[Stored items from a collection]

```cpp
int e2i_pw_wgrad_ks(e2_ctx* ctx, const WgradArgs& a, const E2WgradRoute& r) {
  const char* limit = e2_pw_wgrad_limit(a, ctx->mfma_bf16 != 0, ctx->input_slack);
  E2_REQUIRE(!limit, "%s", limit);
  const long K = (long)a.Do * a.Ho * a.Wo;
  E2_REQUIRE(K >= 4 && K < (1L << 30), "pointwise wgrad: sample of %ld positions", K);
  E2_REQUIRE(((long)a.Cout * a.dsC + K) * 4 < (1L << 32) && ((long)a.Cin * a.xsC + K) * 4 < (1L << 32) && a.dsC >= 0 && a.xsC >= 0,
             "pointwise wgrad: sample too large for 32-bit byte offsets");
  PgP p = pg_base(a, a.Cin, K);
  p.R = a.upR > 1 ? a.upR : 1;
  E2_REQUIRE(a.Cout % p.R == 0, "pointwise wgrad: %d rows for %d sub-positions", a.Cout, p.R);
  p.nMT = e2_cdiv(a.Cout, 16 * r.MT);
  p.nNT = e2_cdiv(a.Cin, 16 * r.NT);
  p.stepsPerSample = (int)(K / 32);
  p.rem = (int)(K % 32);
  KsSplit k;
  if (int rc = ks_split(ctx, a, r, (long)a.N * p.stepsPerSample, "pointwise wgrad", p, &k)) return rc;
#define E2_L(M, N_) if (r.MT == M && r.NT == N_) return launch_split<M, N_, false>(ctx, p, k);
  E2_L(13, 2) E2_L(7, 2) E2_L(7, 4) E2_L(4, 4) E2_L(10, 2)
#undef E2_L
  e2_set_error("pointwise wgrad (position-split waves): no instance MT=%d NT=%d", r.MT, r.NT);
  return 2;
}

int e2i_wgrad_ks(e2_ctx* ctx, const WgradArgs& a, const E2WgradRoute& r) {
  const char* limit = e2_wgrad_ks_limit(a, ctx->mfma_bf16 != 0, ctx->input_slack);
  E2_REQUIRE(!limit, "%s", limit);
  const int T = a.kd * a.kh * a.kw;
  const long K = (long)(a.Ho - 1) * a.dsY + a.Wo;
  E2_REQUIRE(K >= 4 && K < (1L << 28), "wgrad (position-split GEMM): plane of %ld positions", K);
  PgP p = pg_base(a, a.Cin * T, K);
  p.T = T; p.kh = a.kh; p.kw = a.kw; p.flip = a.flip; p.planes = a.Do;
  p.asZ = a.dsZ; p.bsZ = a.xsZ; p.bsY = a.xsY;
#ifdef E2_DEBUG_ENV
  if (!ctx->capturing) {
    const int Din = a.Do + a.kd - 1, Hin = a.Ho + a.kh - 1;
    const float* end = a.x + (int64_t)(a.N - 1) * a.xsN + (int64_t)(a.Cin - 1) * a.xsC +
                       (int64_t)(Din - 1) * a.xsZ + (int64_t)(Hin - 1) * a.xsY + (a.Wo + a.kw - 1);
    float h[32];
    E2_CHECK_HIP(hipStreamSynchronize(ctx->stream));
    E2_CHECK_HIP(hipMemcpy(h, end, sizeof(h), hipMemcpyDeviceToHost));
    for (int i = 0; i < 32; ++i)
      E2_REQUIRE(h[i] == h[i] && h[i] - h[i] == 0.f, "wgrad (position-split GEMM): e2_set_input_slack promised finite "
                 "values behind x, but float %d behind its last element is %g", i, (double)h[i]);
  }
#endif
  p.nMT = e2_cdiv(a.Cout, 16 * r.MT);
  p.nNT = e2_cdiv(p.Ncol, 16 * r.NT);
  p.stepsPerSample = (int)((K + 31) / 32);
  KsSplit k;
  if (int rc = ks_split(ctx, a, r, (long)a.N * a.Do * p.stepsPerSample, "wgrad (position-split GEMM)", p, &k)) return rc;
#define E2_L(M, N_) if (r.MT == M && r.NT == N_) return launch_split<M, N_, true>(ctx, p, k);
  E2_L(13, 2) E2_L(7, 2) E2_L(7, 4) E2_L(4, 4) E2_L(10, 2) E2_L(5, 4) E2_L(3, 4) E2_L(2, 4) E2_L(8, 2) E2_L(8, 4) E2_L(6, 4)
#undef E2_L
  e2_set_error("wgrad (position-split GEMM): no instance MT=%d NT=%d", r.MT, r.NT);
  return 2;
}
```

- **TASK GOAL**
Look above for every line with the word "long" and copy it.

- **EXERCISE ANSWER**
  const long K = (long)a.Do * a.Ho * a.Wo;
  E2_REQUIRE(((long)a.Cout * a.dsC + K) * 4 < (1L << 32) && ((long)a.Cin * a.xsC + K) * 4 < (1L << 32) && a.dsC >= 0 && a.xsC >= 0,
  if (int rc = ks_split(ctx, a, r, (long)a.N * p.stepsPerSample, "pointwise wgrad", p, &k)) return rc;
  const long K = (long)(a.Ho - 1) * a.dsY + a.Wo;
  if (int rc = ks_split(ctx, a, r, (long)a.N * a.Do * p.stepsPerSample, "wgrad (position-split GEMM)", p, &k)) return rc;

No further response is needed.